The physics of the universe appear to be fine-tuned for life. Why?

The fundamental constants of nature seem perfectly tuned to allow life to exist. If they were even a little bit different, we simply wouldn’t be here. Given this grave existential fact, we are forced to ask a question: Why?

Our laws of physics contain several parameters with values that we cannot predict from theory alone. These are known as the fundamental constants. We can only go out and measure their values and then insert those values into our equations to make physics work. All told, there are about two dozen such numbers. They express such basic facts as the speed of light, the strength of the four fundamental forces, and the masses of elementary particles.

What’s especially unnerving about these numbers is how carefully crafted they appear to be. If any were different, even by a tiny amount, our universe would be radically altered. For example, stronger gravity would make stars burn out faster, preventing the rise of solar systems and life-bearing planets like Earth. If the speed of light were faster or the electron were heavier, stars wouldn’t even form in the first place. If Planck’s constant were different, the cosmos would be totally unrecognizable.

It appears that we live on the knife-edge, where only the narrowest combination of values for the fundamental constants allow life, and especially conscious life, to arise.

This is the heart of the fine-tuning argument: that the universe appears to favor the existence of life. So why are we here?

One answer is to simply end the line of thinking right there. The constants are the way they are because if they were different, we wouldn’t be here to observe it. This is called the anthropic argument: Life exists because otherwise, it would be impossible for life to exist.

Many physicists and philosophers consider this argument a little less than satisfying. While it does answer the question, we seem to have this nagging feeling that there’s more to the story.

Another possibility is that there’s more than one universe — that we live in a multiverse, with each different universe “sampling” different values of the constants. There are a few extremely hypothetical ideas in physics that can lead to the multiverse. One is through the concept of eternal inflation, where the very early universe never ended its period of rapid expansion and different portions of the overall multiverse “pinched off” to create their own bubble universes.

Another path to the multiverse comes from string theory, where extra spatial dimensions can twist up on themselves in a dizzying number of ways. Each possible arrangement would lead to new values of the physical constants, and even entirely new laws of physics. The range of possible combinations is known as the landscape, with our universe consisting of one point in that landscape.

In these multiverse-inspired ideas, there are a multitude of universes “out there” that don’t support life — but this one does, so here we are. At the end of the day, it’s still the anthropic argument, but at least it’s one that explains how different values of the constants can be realized.

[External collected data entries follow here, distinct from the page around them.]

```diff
@@ -500,15 +500,37 @@
             smallmap_smem_bytes(h, w, c, stride) <= _HALO_MAX_SMEM)
 
 
-def _conv_path(path: Optional[str], eligible: bool, smallmap: bool = False) -> str:
+_S2_IMAGE_FORMS = (128, 256, 512)
+S2_IMAGE_BM = 2 * HALO_BM
+
+
+def s2_image_smem_bytes(h: int, w: int, cout: int) -> int:
+    ho, wo = conv_out_size(h, 3, 2, 1), conv_out_size(w, 3, 2, 1)
+    box = (S2_IMAGE_BM // (ho * wo)) * ho * wo * 128
+    k_tiles = max(len(t) for t in conv_s2_dgrad_taps(3, 3, 1, ho, wo)) * (cout // 64)
+    return (cout // 64 * round_up(box, 1024) + k_tiles * 8192 + round_up(1 + k_tiles, 16) * 8 + 4 * 64 * 4 + 128
+            + HALO_BM * 68 * 4 + 1024)
+
+
+def s2_image_eligible(kh: int, kw: int, stride: int, pad: int, c: int, h: int, w: int,
+                      affine: Optional[dict] = None, dgrad: bool = False) -> bool:
+    if not dgrad or kh != 3 or kw != 3 or stride != 2 or pad != 1 or c not in _S2_IMAGE_FORMS or affine is not None:
+        return False
+    hw = conv_out_size(h, 3, 2, 1) * conv_out_size(w, 3, 2, 1)
+    return hw <= HALO_BM and HALO_BM % hw == 0 and s2_image_smem_bytes(h, w, c) <= _HALO_MAX_SMEM
+
+
+def _conv_path(path: Optional[str], eligible: bool, smallmap: bool = False, s2image: bool = False) -> str:
     if path is None:
-        return "halo" if eligible else "smallmap" if smallmap else "im2col"
-    if path not in ("halo", "smallmap", "im2col"):
-        raise ValueError("path must be None, 'halo', 'smallmap' or 'im2col', not {!r}".format(path))
+        return "halo" if eligible else "smallmap" if smallmap else "s2image" if s2image else "im2col"
+    if path not in ("halo", "smallmap", "s2image", "im2col"):
+        raise ValueError("path must be None, 'halo', 'smallmap', 's2image' or 'im2col', not {!r}".format(path))
     if path == "halo" and not eligible:
         raise ValueError("the halo kernel does not take this convolution (see halo_eligible)")
     if path == "smallmap" and not smallmap:
         raise ValueError("the image-tile kernel does not take this convolution (see smallmap_eligible)")
+    if path == "s2image" and not s2image:
+        raise ValueError("the stride-2 image-mode dgrad does not take this convolution (see s2_image_eligible)")
     return path
 
 
@@ -580,7 +602,15 @@
     if c % 64 or cout % 64 or w2d.shape[1] != kh * kw * c or not dy.is_contiguous() or not w2d.is_contiguous():
         return None
     kind = _conv_path(path, halo_eligible(kh, kw, stride, pad, cout, h, w, dgrad=True),
-                      smallmap_eligible(kh, kw, stride, pad, cout, h, w, dgrad=True) and c % SMALLMAP_BN == 0)
+                      smallmap_eligible(kh, kw, stride, pad, cout, h, w, dgrad=True) and c % SMALLMAP_BN == 0,
+                      s2_image_eligible(kh, kw, stride, pad, cout, h, w, dgrad=True))
+    if kind == "s2image":
+        ntaps, words = _s2_tap_words(conv_s2_dgrad_taps(kh, kw, pad, dy.shape[1], dy.shape[2]))
+        dx = out if out is not None else torch.empty((n, h, w, c), dtype=BF16, device=dy.device)
+        rows = dy.shape[0] * dy.shape[1] * dy.shape[2]
+        if not load().conv_s2_image(dy, w2d, dx, mc or halo_cluster(rows, S2_IMAGE_BM), ntaps, words):
+            raise RuntimeError("conv_s2_image declined a convolution s2_image_eligible admits")
+        return dx
     if kind == "halo":
         dx = out if out is not None else torch.empty((n, h, w, c), dtype=BF16, device=dy.device)
         if not load().conv_halo(dy, w2d, dx, 1, True, mc or halo_cluster(n * h * w), None):
@@ -606,10 +636,15 @@
     if classes is None:
         return None
     bn = pick_bn(4 * n * ho * wo, c)
+    ntaps, words = _s2_tap_words(classes)
+    dx = out if out is not None else torch.empty((n, h, w, c), dtype=BF16, device=dy.device)
+    ok = load().conv_igemm_dgrad_s2(dy, w2d, dx, kh, kw, ntaps, words, bn)
+    return dx if ok else None
+
+
+def _s2_tap_words(classes: List[List[Tuple[int, int, int]]]) -> Tuple[List[int], List[int]]:
     words = [[t | dp << 16 | dq << 24 for t, dp, dq in taps] + [0] * (S2_MAX_TAPS - len(taps)) for taps in classes]
-    dx = out if out is not None else torch.empty((n, h, w, c), dtype=BF16, device=dy.device)
-    ok = load().conv_igemm_dgrad_s2(dy, w2d, dx, kh, kw, [len(t) for t in classes], [x for ws in words for x in ws], bn)
-    return dx if ok else None
+    return [len(t) for t in classes], [x for ws in words for x in ws]
 
 
 def conv_igemm_wgrad_(dy2d: torch.Tensor, x: torch.Tensor, dw2d: torch.Tensor, kh: int, kw: int, stride: int,
```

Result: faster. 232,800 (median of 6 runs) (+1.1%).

But there are issues with both of these ideas. Importantly, both are hypothetical and not supported by any available evidence. We don’t know how regular inflation works and whether eternal inflation is even possible. Additionally, string theorists can’t make the connection between a particular arrangement of the extra dimensions and the physics it generates, meaning we can’t even make testable predictions.

What’s more, eternal inflation and string theory contain their own constants that are not “explored” by different iterations of the multiverse. For example, string theory assumes a certain number of extra dimensions — a number that is not predicted by the theory itself. And eternal inflation requires any number of extra, unknown parameters to make it work.

So no matter what, we can’t yet escape some form of fundamental constant, or some form of knowledge about the universe that we can’t explain from our theories themselves. I suppose we’ll just have to keep digging.